● LISTED ENTRIES:
--- START ---
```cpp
Profiler::~Profiler() {
    for (hipEvent_t e : pool) (void)hipEventDestroy(e);
}
hipEvent_t Profiler::get_event() {
    if (next == pool.size()) {
        hipEvent_t e;
        MAA_HIP(hipEventCreate(&e));
        pool.push_back(e);
    }
    return pool[next++];
}
std::vector<ProfRow> Profiler::collect(hipStream_t stream) {
    MAA_HIP(hipStreamSynchronize(stream));
    std::map<std::string, ProfRow> agg;
    for (auto& p : pending) {
        float ms = 0.f;
        MAA_HIP(hipEventElapsedTime(&ms, p.e0, p.e1));
        ProfRow& r = agg[p.name];
        r.name = p.name;
        r.launches += 1;
        r.ms += ms;
        r.flops += p.flops;
        r.bytes += p.bytes;
    }
    pending.clear();
    next = 0;
    std::vector<ProfRow> out;
    for (auto& kv : agg) out.push_back(kv.second);
    return out;
}
ProfScope::ProfScope(const Ctx& ctx, const char* name, double flops, double bytes) {
    if (!ctx.prof || ctx.ws.dry) return;
    hipStreamCaptureStatus st = hipStreamCaptureStatusNone;
    if (hipStreamIsCapturing(ctx.stream, &st) != hipSuccess || st != hipStreamCaptureStatusNone) return;
    ctx_ = &ctx;
    Profiler::Pending p;
    p.name = name;
    p.flops = flops;
    p.bytes = bytes;
    p.e0 = ctx.prof->get_event();
    p.e1 = ctx.prof->get_event();
    (void)hipEventRecord(p.e0, ctx.stream);
    idx_ = ctx.prof->pending.size();
    ctx.prof->pending.push_back(p);
}
ProfScope::~ProfScope() {
    if (ctx_) (void)hipEventRecord(ctx_->prof->pending[idx_].e1, ctx_->stream);
}

const HostTensor& get(const StateDict& sd, const std::string& name) {
    auto it = sd.find(name);
    if (it == sd.end()) throw Error("missing weight tensor: " + name);
    return it->second;
}
bool has(const StateDict& sd, const std::string& name) { return sd.find(name) != sd.end(); }

void Tuning::load() {
#ifdef MAA_NO_TUNING
    return;
#endif
    auto get_s = [](const char* name) {
        const char* e = std::getenv(name);
        return std::string(e ? e : "");
    };
    dma2 = get_s("MAA_DMA2");
    pp = get_s("MAA_PP");
    pp1 = get_s("MAA_PP1");
    pp_s_narrow = 2;
    pp_s_wide = 4;
    const std::string pss = get_s("MAA_PP_S");
    if (!pss.empty()) std::sscanf(pss.c_str(), "%d,%d", &pp_s_narrow, &pp_s_wide);
    if (pp_s_narrow < 1) pp_s_narrow = 1;
    if (pp_s_wide < 1) pp_s_wide = 1;
    pp_tile_major = get_s("MAA_PP_TILE_MAJOR") == "1";
    up2 = get_s("MAA_UP2") != "0";
    cfg_shared = get_s("MAA_CFG_SHARED") != "0";
    const std::string ps = get_s("MAA_OP_PRESPLIT");
    op_presplit = !ps.empty() && ps[0] == '1';
    no_dma = !get_s("MAA_NO_DMA").empty();
    const std::string hs = get_s("MAA_HALO");
    halo = hs == "off" ? 0 : hs == "single" ? 1 : 2;
    gn_two_pass = get_s("MAA_GN_TWO_PASS") == "1";
    if (!dma2.empty() && dma2 != "off") {
        int cfg = 0, ns = 4, pipe = 1, S = 1, kmin = 0, kmax = 0;
        const int k = std::sscanf(dma2.c_str(), "%d,%d,%d,%d,%d,%d", &cfg, &ns, &pipe, &S, &kmin, &kmax);
        if (k < 4 || cfg != 0 || ns != 4 || pipe != 1 || S < 1) {
            const std::string bad = dma2;
            dma2.clear();
            throw Error("MAA_DMA2=\"" + bad + "\": expected \"off\" or \"0,4,1,S[,kmin[,kmax]]\" (the split-K engine keeps one "
                        "instantiation: tile 0, 4 stages, pipelined; S = K slices)");
        }
    }
}

Ctx::~Ctx() {
    if (side) {
        (void)hipStreamSynchronize(side->stream);
        (void)hipStreamDestroy(side->stream);
        side->stream = nullptr;
        delete side->prof;
        side->prof = nullptr;
        delete side;
    }
    if (ev_fork) (void)hipEventDestroy(ev_fork);
    if (ev_join) (void)hipEventDestroy(ev_join);
}
Ctx& side_lane(Ctx& ctx) {
    if (!ctx.side) {
        hipStream_t s = nullptr;
        MAA_HIP(hipStreamCreateWithFlags(&s, hipStreamNonBlocking));
        Ctx* sd = new Ctx;
        sd->stream = s;
        sd->device = ctx.device;
        sd->zeros = ctx.zeros;
        ctx.side = sd;
        MAA_HIP(hipEventCreateWithFlags(&ctx.ev_fork, hipEventDisableTiming));
        MAA_HIP(hipEventCreateWithFlags(&ctx.ev_join, hipEventDisableTiming));
    }
    ctx.side->tune = ctx.tune;
    ctx.side->dtype = ctx.dtype;
    ctx.side->concurrency = ctx.kept_full() ? 3 : 1;
    return *ctx.side;
}

void StepGraph::clear() {
    if (exec) (void)hipGraphExecDestroy(exec);
    if (graph) (void)hipGraphDestroy(graph);
    exec = nullptr;
    graph = nullptr;
    key.clear();
}

namespace {
std::mutex g_launch_mu;
std::map<std::pair<const void*, int>, int> g_lds_attr;
std::map<int, int> g_cus;
}

void ensure_dynamic_lds(const void* kernel, int device, int bytes) {
    std::lock_guard<std::mutex> lk(g_launch_mu);
    int& have = g_lds_attr[{kernel, device}];
    if (have >= bytes) return;
    MAA_HIP(hipFuncSetAttribute(kernel, hipFuncAttributeMaxDynamicSharedMemorySize, bytes));
    have = bytes;
}

int device_cu_count(int device) {
    std::lock_guard<std::mutex> lk(g_launch_mu);
    int& c = g_cus[device];
    if (!c) {
        hipDeviceProp_t prop;
        MAA_HIP(hipGetDeviceProperties(&prop, device));
        c = prop.multiProcessorCount;
    }
    return c;
}

WeightStore::~WeightStore() {
    for (void* p : bufs_) (void)hipFree(p);
}
float* WeightStore::upload(const std::vector<float>& host) {
    void* d = nullptr;
    const size_t bytes = host.size() * sizeof(float);
    MAA_HIP(hipMalloc(&d, bytes ? bytes : 4));
    if (bytes) MAA_HIP(hipMemcpy(d, host.data(), bytes, hipMemcpyHostToDevice));
    bufs_.push_back(d);
    bytes_ += bytes;
    return static_cast<float*>(d);
}
float* WeightStore::vec(const StateDict& sd, const std::string& name) {
    const HostTensor& t = get(sd, name);
    return upload(std::vector<float>(t.data, t.data + t.numel()));
}

static int pad32(int n) { return (n + 31) / 32 * 32; }

static inline unsigned short f2bf(float f) {
    unsigned u;
    std::memcpy(&u, &f, 4);
    u += 0x7fffu + ((u >> 16) & 1u);
    return (unsigned short)(u >> 16);
}
static inline float bf2f(unsigned short h) {
    const unsigned u = (unsigned)h << 16;
    float f;
    std::memcpy(&f, &u, 4);
    return f;
}
void* WeightStore::upload_raw(const void* host, size_t bytes) {
    void* d = nullptr;
    MAA_HIP(hipMalloc(&d, bytes ? bytes : 4));
    if (bytes) MAA_HIP(hipMemcpy(d, host, bytes, hipMemcpyHostToDevice));
    bufs_.push_back(d);
    bytes_ += bytes;
    return d;
}

void WeightStore::finish(PackedW& pw, const std::vector<float>& kn, bool bf16_ok) {
    if (nk_ && bf16_ok) {
        MAA_CHECK(pw.K % 32 == 0, "split32 weights need K % 32 == 0");
        const int ldk = pw.K;
        std::vector<unsigned short> t((size_t)pw.Npad * ldk * 2, 0);
        for (int k = 0; k < pw.K; ++k)
            for (int n = 0; n < pw.Npad; ++n) {
                const float w = kn[(size_t)k * pw.Npad + n];
                const unsigned short hi = f2bf(w);
                const size_t at = (size_t)n * ldk * 2 + (size_t)(k >> 5) * 64 + (k & 31);
                t[at] = hi;
                t[at + 32] = f2bf(w - bf2f(hi));
            }
        pw.w = static_cast<float*>(upload_raw(t.data(), t.size() * sizeof(unsigned short)));
        pw.ld = ldk;
        pw.nk = 1;
        pw.split = 1;
        return;
    }
    if (!nk_) {
        pw.w = upload(kn);
        pw.ld = pw.Npad;
        pw.nk = 0;
        return;
    }
    const int Kp = (pw.K + 3) / 4 * 4;
    std::vector<float> t((size_t)pw.Npad * Kp, 0.f);
    for (int k = 0; k < pw.K; ++k)
        for (int n = 0; n < pw.Npad; ++n) t[(size_t)n * Kp + k] = kn[(size_t)k * pw.Npad + n];
    pw.w = upload(t);
    pw.ld = Kp;
    pw.nk = 1;
}

PackedW WeightStore::pack_conv(const StateDict& sd, const std::string& wname, const std::string& bname, int KH,
                               int KW) {
    const HostTensor& w = get(sd, wname);
    MAA_CHECK(w.shape.size() >= 2, wname);
// ... 172 lines not shown
```

Before: 135.9 audio-seconds/sec.

## Add linear-GEMM fast path with specialized epilogues in igemm DMA kernel

Adds a LINEAR template path for 1x1, unstrided, unpadded convolutions and plain linear layers. It replaces the per-tap im2col address setup with simple pointer advances and computes the tile index with a reciprocal multiply instead of a division. It also adds specialized epilogues (plain paired f32x2 stores via DPP, bf16 hi/lo split stores, and fused GEGLU) with full-tile and residual variants, so common epilogues skip the generic path's bookkeeping. Setting MAA_EPI=generic restores the old path. The cost is more template instantiations, code size and register pressure, and added risk in the correctness of the new store paths.

```diff
diff --git a/audiogpt_amd/csrc/igemm_dma.hip b/audiogpt_amd/csrc/igemm_dma.hip
--- a/audiogpt_amd/csrc/igemm_dma.hip
+++ b/audiogpt_amd/csrc/igemm_dma.hip
@@ -9,8 +9,8 @@
 
 constexpr int NT = 256;
 
-template <int BM, int BN, int WGM, int WGN, int NS, int TERMS>
-__global__ __launch_bounds__(NT) void igemm_dma_kernel(const IGemm p, int ntiles, int Nb) {
+template <int BM, int BN, int WGM, int WGN, int NS, int TERMS, bool LINEAR = false, Epi EPI = Epi::GENERIC>
+__global__ __launch_bounds__(NT) void igemm_dma_kernel(const IGemm p, int ntiles, int Nb, unsigned ntiles_rcp) {
     constexpr int WTM = BM / WGM, WTN = BN / WGN;
     constexpr int MI = WTM / 32, NI = WTN / 32;
     constexpr int ROWS = BM + BN;
@@ -23,7 +23,18 @@
     const int tid = threadIdx.x;
     const int lane = tid & 63, wid = tid >> 6;
     const int bid = xcd_contiguous((int)blockIdx.x, (int)gridDim.x);
-    const int nt = bid % ntiles, mt = bid / ntiles;
+    int nt, mt;
+    if constexpr (LINEAR) {
+        mt = (int)__umulhi((unsigned)bid, ntiles_rcp);
+        nt = bid - mt * ntiles;
+        if (nt >= ntiles) {
+            nt -= ntiles;
+            ++mt;
+        }
+    } else {
+        nt = bid % ntiles;
+        mt = bid / ntiles;
+    }
     const int m0 = mt * BM, n0 = nt * BN;
 
     const int Ctot = p.C1;
@@ -37,30 +48,45 @@
     const char* a_slot[IPW];
     const char* src[IPW];
     bool ok[IPW];
-#pragma unroll
-    for (int j = 0; j < IPW; ++j) {
-        const int row = 8 * (wid * IPW + j) + (lane >> 3);
-        const int slot = (lane & 7) ^ ((row >> 1) & 7);
-        is_a[j] = 8 * (wid * IPW + j) < BM;
-        a_b[j] = -1;
-        a_iy0[j] = a_ix0[j] = 0;
-        a_slot[j] = reinterpret_cast<const char*>(p.a1) + slot * 16;
-        src[j] = zero;
-        ok[j] = false;
-        if (is_a[j]) {
-            const int m = m0 + row;
-            if (m < p.M) {
-                const int b = m / rpb;
-                const int rem = m - b * rpb;
-                const int oy = rem / p.Wout;
-                a_b[j] = b;
-                a_iy0[j] = oy * p.sh - p.ph;
-                a_ix0[j] = (rem - oy * p.Wout) * p.sw - p.pw;
-            }
-        } else {
-            const int n = n0 + row - BM;
-            ok[j] = n < Nb;
-            src[j] = reinterpret_cast<const char*>(p.b) + (long long)(ok[j] ? n : 0) * p.ldb * 4 + slot * 16;
+    int adv[IPW];
+    if constexpr (LINEAR) {
+#pragma unroll
+        for (int j = 0; j < IPW; ++j) {
+            const int row = 8 * (wid * IPW + j) + (lane >> 3);
+            const int slot = (lane & 7) ^ ((row >> 1) & 7);
+            const bool a = 8 * (wid * IPW + j) < BM;
+            const int idx = a ? m0 + row : n0 + row - BM;
+            const bool live = idx < (a ? p.M : Nb);
+            const char* base = reinterpret_cast<const char*>(a ? p.a1 : p.b);
+            src[j] = live ? base + (long long)idx * (a ? p.lda1 : p.ldb) * 4 + slot * 16 : zero;
+            adv[j] = live ? BK * 4 : 0;
+        }
+    } else {
+#pragma unroll
+        for (int j = 0; j < IPW; ++j) {
+            const int row = 8 * (wid * IPW + j) + (lane >> 3);
+            const int slot = (lane & 7) ^ ((row >> 1) & 7);
+            is_a[j] = 8 * (wid * IPW + j) < BM;
+            a_b[j] = -1;
+            a_iy0[j] = a_ix0[j] = 0;
+            a_slot[j] = reinterpret_cast<const char*>(p.a1) + slot * 16;
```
--- END ---
● PROBLEM:
Go through the entries above and report each line with the string "HostTensor" in it.

● ANSWER BOX:
const HostTensor& get(const StateDict& sd, const std::string& name) {
    const HostTensor& t = get(sd, name);
    const HostTensor& w = get(sd, wname);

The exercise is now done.